Une fois passé Tan-Tan, Nous prenons la route de Smara. Il n’y a plus de volumes à l’horizon, drôle de sensation. Le regard n’a plus d’accroche où se poser. La bétaillère fracasse l’air qui bourdonne dans nos oreilles. Le soleil tape sur les vitres puis chauffe nos peaux. Nous avalons les kilomètres. En silence, nous attendons. Tel un vaisseau qui traverserait l’espace, au cœur du néant, le bolide traverse le désert. Le paysage, la route, tout est rectiligne. Même le soleil ne semble plus bouger, les nuages sont immobilisés. Et pourtant nous avançons. Nous approchons de Smara. Avant d’y entrer nous apercevons sur les bas côtés, du sable, pour la première fois.
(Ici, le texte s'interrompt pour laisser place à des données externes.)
@@ -453,7 +455,7 @@
     lds_sync();
     const int nb = min(WROWS, max(0, a.M - (m0 + WROWS * (wm | 1))));
     if ((wm & 1) || nw == 0 || lane >= CW) return;
-    const long tile128 = (long)(m0 / (2 * WROWS)) + (wm >> 1);
+    const long tile128 = (long)a.part_base + (m0 - a.m_base) / (2 * WROWS) + (wm >> 1);
     const float ia = 1.f / (float)nw, ib = nb > 0 ? 1.f / (float)nb : 0.f;
     const float f = (float)nw * (float)nb / (float)(nw + nb);
 #pragma unroll
@@ -905,7 +907,7 @@
     static_assert(!A_SINK || A3, "the A sink is the A3 body's");
 
     const int mt = tile / a.n_tiles, nt = tile - mt * a.n_tiles;
-    const int m0 = (mt + a.mt0) * BM, n0 = nt * BN;
+    const int m0 = a.m_base + (mt + a.mt0) * BM, n0 = nt * BN;
     const int tid = threadIdx.x, lane = tid & 63;
     const int w = __builtin_amdgcn_readfirstlane(tid >> 6);
     const int wm = w / WN, wn = w % WN;
@@ -1266,6 +1268,30 @@
     __shared__ __attribute__((aligned(1024))) char smem[x3_a3_lds(160, 128)];
     x3_stamp(a, 0);
     conv_x3_tile<128, false, false, 16, P, true, 160>(a, smem, xcd_remap(blockIdx.x, gridDim.x), 0, a.nks, false);
+}
+
+template <int P>
+__global__ __launch_bounds__(512, 1) void conv_x3_a3_mix_kernel(X3Args a) {
+    __shared__ __attribute__((aligned(1024))) char smem[X3_A3_LDS];
+    x3_stagger(a);
+    x3_stamp(a, 0);
+    const int b = blockIdx.x;
+    if (b < a.mix_b1) {
+        conv_x3_tile<256, false, false, 16, P, true, 256>(a, smem, xcd_remap(b, a.mix_b1), 0, a.nks, false);
+        return;
+    }
+    X3Args t = a;
+    if (b < a.mix_b2) {
+        t.m_base = a.mix_m1;
+        t.part_base = a.mix_p1;
+        conv_x3_tile<256, false, false, 16, P, true, 192>(t, smem, xcd_remap(b - a.mix_b1, a.mix_b2 - a.mix_b1), 0,
+                                                          a.nks, false);
+        return;
+    }
+    t.m_base = a.mix_m2;
+    t.part_base = a.mix_p2;
+    conv_x3_tile<256, false, false, 16, P, true, 160>(t, smem, xcd_remap(b - a.mix_b2, (int)gridDim.x - a.mix_b2), 0,
+                                                      a.nks, false);
 }
 
 template <int BN, int P>
@@ -2898,7 +2924,52 @@
     bool a3 = false;
     bool duo = false;
     int bm = 256;
+    bool mix = false;
 };
+
+struct X3Mix {
+    int cost = 0;
+    int rounds[3] = {0, 0, 0};
+    long mt[3] = {0, 0, 0};
+    long m_base[3] = {0, 0, 0};
+    long part_base[3] = {0, 0, 0};
+    long part_tiles = 0;
+};
+static constexpr int X3_MIX_BM[3] = {256, 192, 160};
+static X3Mix x3_mix_plan(long M, int n_tiles, int G) {
+    X3Mix p;
+    if (M <= 0 || n_tiles <= 0 || G / n_tiles <= 0) return p;
+    const long R = G / n_tiles, need = (M + R - 1) / R;
+    const long a_hi = (need + 255) / 256, a_lo = std::max<long>(0, (need - 3 * 192 - 7 * 160) / 256);
+    long best = -1, ba = 0, bb = 0, bc = 0;
+    for (long a = a_hi; a >= a_lo; --a)
+        for (long b = 3; b >= 0; --b)
+            for (long c = 0; c <= 7; ++c) {
+                if (256 * a + 192 * b + 160 * c < need) continue;
+                const long cost = 16 * a + 12 * b + 10 * c;
+                if (best < 0 || cost < best) { best = cost; ba = a; bb = b; bc = c; }
+                break;
+            }
+    if (best < 0 || best > (1L << 30)) return p;
+    p.cost = (int)best;
+    p.rounds[0] = (int)ba; p.rounds[1] = (int)bb; p.rounds[2] = (int)bc;
+    const int last = bc ? 2 : bb ? 1 : 0;
+    long row = 0, pt = 0;
+    for (int r = 0; r < 3; ++r) {
+        const long bm = X3_MIX_BM[r], left = M - row;
+        p.m_base[r] = row;
+        p.part_base[r] = pt;
+        p.mt[r] = r == last ? (left + bm - 1) / bm : p.rounds[r] * R;
+        const long rows = r == last ? left : p.mt[r] * bm;
+        row += rows;
+        pt += (rows + bm / 2 - 1) / (bm / 2);
+    }
+    p.part_tiles = pt;
+    return p;
+}
+static bool x3_mix_ok(int k, long m_tiles, int P) {
+    return x3_packed(P) && k % 256 == 0 && m_tiles * (k / 256) > x3_cus();
+}
 static X3Choice x3_choose_base(int k, long m_tiles, int nks, bool sk_ok, int policy, int halo);
 static X3Choice x3_choose(int k, long m_tiles, int nks, bool sk_ok, int policy, int halo, int P);
 HKP_AB_KNOB(int, g_x3_pair128, 1);
@@ -2914,6 +2985,7 @@
     if (policy == HKP_TILE_256_A3 && P == 3 && k % 256 != 0 && g_x3_pair128) policy = HKP_TILE_AUTO;
     if (policy == HKP_TILE_192_A3 && (!x3_packed(P) || k % 256 != 0)) policy = HKP_TILE_AUTO;
     if (policy == HKP_TILE_160_A3 && (!x3_packed(P) || k % 128 != 0)) policy = HKP_TILE_AUTO;
+    if (policy == HKP_TILE_MIX_A3 && !x3_mix_ok(k, m_tiles, P)) policy = HKP_TILE_AUTO;
     if (policy != HKP_TILE_AUTO_A3 && policy != HKP_TILE_AUTO) return x3_choose_base(k, m_tiles, nks, sk_ok, policy, halo);
     X3Choice c = x3_choose_base(k, m_tiles, nks, sk_ok, HKP_TILE_AUTO, halo);
     if (c.bn == 256 && !c.sk && !c.halo && !c.pair) c.a3 = true;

Depuis Ifni, il y a une rupture dans nos relations. Celles-ci sont plus fréquemment sincères, désintéressées. Elles ne sont plus pourries par le tourisme. Au cœur de pays où la misère fait rage, comment ne pas considérer un blanc capable de venir ici pour un temps souvent très court, comme un billet sur pattes ? Le tourisme, nous l’entendons souvent est brandit, comme un moteur de développement. Or à mon sens, il n’est pas une solution pour l’autonomie et la souveraineté des peuples. Au contraire, il crée encore plus de servitude à l’égard d’un élément extérieur. Certes, il génère de l’argent mais qui –si il ne tombe pas dans les mains de compagnies étrangères- ne permet pas les bases d’une construction solide et indépendante, que ce soit au niveau agraire et culturel par exemple.
Ici, lors des rencontres, les yeux brillent, attirés par ce que nous pouvons partager. Ils brûlent de curiosité pour la rencontre de l’autre et la différence de son point de vue. Ils s’impatientent pour de la sympathie.
Esmara est une ancienne aire de repos pour les nomades. Lorsqu’un homme me dit qu’elle est la capitale spirituelle du Sahara, je n’en comprends pas la raison. Maintenant, il me paraît évident que l’hospitalité du voyageur est encore présente dans la chair de ses habitants. A l’époque, le désert ne signifiait que passage, et donc accueil des passagers. Cette passion du mouvement, du voyage et le respect du voyageur semblent subsister.
Le lendemain, de Smara à Boujdour, le Sahara souffle. Il couvre la route d’un léger voile de sable et ferme l’horizon en levant un brouillard.
Les traces de l’Homme, réduites à la route et aux pilonnes électrique, sont bien maigres. La nature nous fait comprendre que selon son désir, elle pourrait reprendre ses droits.
Des villes comme Boujdour ressemblent à un regroupement nécessaire face à l’hostilité du désert. La mer, le vent, le sable et la pluie enclavent les Hommes. Si il y a un roi, c‘est bien lui, et il nous fait comprendre les frontières de son royaume.
Prochain épisode : la ville fantôme.
Aujourd'hui, nous avons passé la frontière avec une nouvelle co-équipière, Inès, qui a pris place dans la bétaillère. Après une dizaine de contrôle de passeport aux postes de police, de gendarme et aux douanes marocaines et mauritanienne, nous voilà, de "l'autre côté". Metissage complet au sein de Nouadhibou entre Maure et Sénégalais. On sent que l'Afrique noire n'est pas loin. Demain nous avons prévu une distribution de jouets musicale en matinée afin de partir pour Nouakchott dans l'après-midi.